Just visited with Tanya and had a very good conversation with her. I may be putting a deposit on the current Capri/Athos litter. After doing research I feel good about the Pen-hip testing. Just wondered if anyone out there has these dogs or is familiar with them? Looking for family companion with potential for Rally or obedience. I may never title but I do want an active dog I can take to my trainer and work with just for our enjoyment. I may get brave and compete in the ring someday I do have a bit of a drive to get there so I hope some others have experience with these dogs.


----------



## CelticGlory (Jan 19, 2006)

Good luck! I was looking at this site this morning before I head out to work.

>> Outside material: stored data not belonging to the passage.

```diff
+        for (int o = 16; o < 64; o <<= 1) {
+          const float omx = __shfl_xor(mx, o, 64);
+          const int omi = __shfl_xor(mi, o, 64);
+          if (omx > mx || (omx == mx && omi < mi)) { mx = omx; mi = omi; }
+        }
+        if (apply_softmax) {
+          float sm = 0.f;
+#pragma unroll
+          for (int j = 0; j < NTC; ++j)
+#pragma unroll
+            for (int e = 0; e < 4; ++e) {
+              const int c = j * 16 + 4 * g + e;
+              v[j][e] = c < C ? __expf(v[j][e] - mx) : 0.f;
+              sm += v[j][e];
+            }
+          sm += __shfl_xor(sm, 16, 64);
+          sm += __shfl_xor(sm, 32, 64);
+          const float inv = 1.0f / sm;
+#pragma unroll
+          for (int j = 0; j < NTC; ++j)
+#pragma unroll
+            for (int e = 0; e < 4; ++e) v[j][e] *= inv;
+        }
+      }
+#pragma unroll
+      for (int t = 0; t < 2; ++t)
+#pragma unroll
+        for (int ks = 0; ks < KS; ++ks) asm volatile("" : : "a"(rows[(s + 1) % D][t][ks]));
+      __builtin_amdgcn_sched_barrier(0);
+      if (q < 2) {
+        if (op) {
+          const bool al8 = ((C & 1) == 0) && (((u64)op & 7) == 0);
+#pragma unroll
+          for (int j = 0; j < NTC; ++j) {
+            const int c = j * 16 + 4 * g;
+            if (c + 3 < C && ((C & 3) == 0)) *(gfloat4*)(op + c) = (f32x4){v[j][0], v[j][1], v[j][2], v[j][3]};
+            else if (al8) {
+              if (c + 3 < C) *(gfloat4_a8*)(op + c) = (f32x4){v[j][0], v[j][1], v[j][2], v[j][3]};
+              else if (c + 1 < C) *(gfloat2*)(op + c) = (f32x2){v[j][0], v[j][1]};
+            } else {
+#pragma unroll
+              for (int e = 0; e < 4; ++e) if (c + e < C) op[c + e] = v[j][e];
+            }
           }
         }
-      }
-      if (ap && g == 0) *ap = mi;
-    }
-    parity ^= 1;
-    __builtin_amdgcn_sched_barrier(0);
-#pragma unroll
-    for (int t = 0; t < 2; ++t)
-#pragma unroll
-      for (int ks = 0; ks < KS; ++ks) cur[t][ks] = nxt[t][ks];
-    ct = ctn;
-  }
-#undef HEAD_LOAD
+        if (ap && g == 0) *ap = mi;
+      }
+      parity ^= 1;
+      ++it;
+      blk += G;
+  };
+  while (blk + (D - 1) * G < nblk) {
+    step(std::integral_constant<int, 0>{});
+    step(std::integral_constant<int, 1>{});
+    if constexpr (D > 2) step(std::integral_constant<int, 2>{});
+  }
+  if (blk < nblk) step(std::integral_constant<int, 0>{});
+  if constexpr (D > 2) {
+    if (blk < nblk) step(std::integral_constant<int, 1>{});
+  }
 }
 
 int launch_head_softmax(bool bf16, const void* Hrelu, const void* Wc, const float* bc, const SlotPlan& plan,
@@ -321,7 +378,7 @@
     const int grid2 = nblk < 256 ? nblk : 256;
 #define HV2(N)                                                                                                      \
   case N: {                                                                                                         \
-    const size_t lds = (size_t)2 * 4 * 2 * N * 64 * 16;                                                             \
+    const size_t lds = (size_t)2 * 4 * 2 * N * 64 * 16 + N * 16 * 4 + 2 * 16 * 32 * 16;    \
     static DeviceOnce once;                                                                                         \
     once.run([&] { (void)hipFuncSetAttribute((const void*)head_softmax_v2_kernel<N>, hipFuncAttributeMaxDynamicSharedMemorySize, (int)lds);   \
                    (void)hipFuncSetAttribute((const void*)head_softmax_v2_kernel<N, f16_t>, hipFuncAttributeMaxDynamicSharedMemorySize, (int)lds); }); \
```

Its funny because I was coming on here to find out more myself.


----------



## SiegersMom (Apr 19, 2011)

I put my deposit down on a sable female. Tanya was very easy to talk to and open about her dogs personalities and abilities. I am excited and can't wait to get our puppy. She is a small breeder and has worked to improve her dogs every year. This is a repeat breeding and she had great success with past pups from this pairing so there is not as much unknown as there would be with a first time pairing.


----------



## Rmc3092 (Aug 3, 2015)

New to this group but have to respond. I own a 2 1/2 year old from Sudenblick's "I" litter and she's wonderful! A friend owns a Sudenblick "F" litter pup and another friend one from the J litter. 
Not only that, I'll be getting another from Tanya shortly and have another friend considering one as well. 
I do NOT show or compete my girl, or have any intentions to breed her but but my trainer is also a GSD breeder and he LOVES her and her temperament and confidence.


----------



## SiegersMom (Apr 19, 2011)

I love our Sudenblick dog. She has a wonderful temperament. Very fun and active but also calm and focused. I thought long and hard about getting a working line dog because I did not want one so hyper or overstrung that I could not handle them. That has not been an issue at all. I would recommend Tanya to anyone wanting a good, sound and healthy dog


----------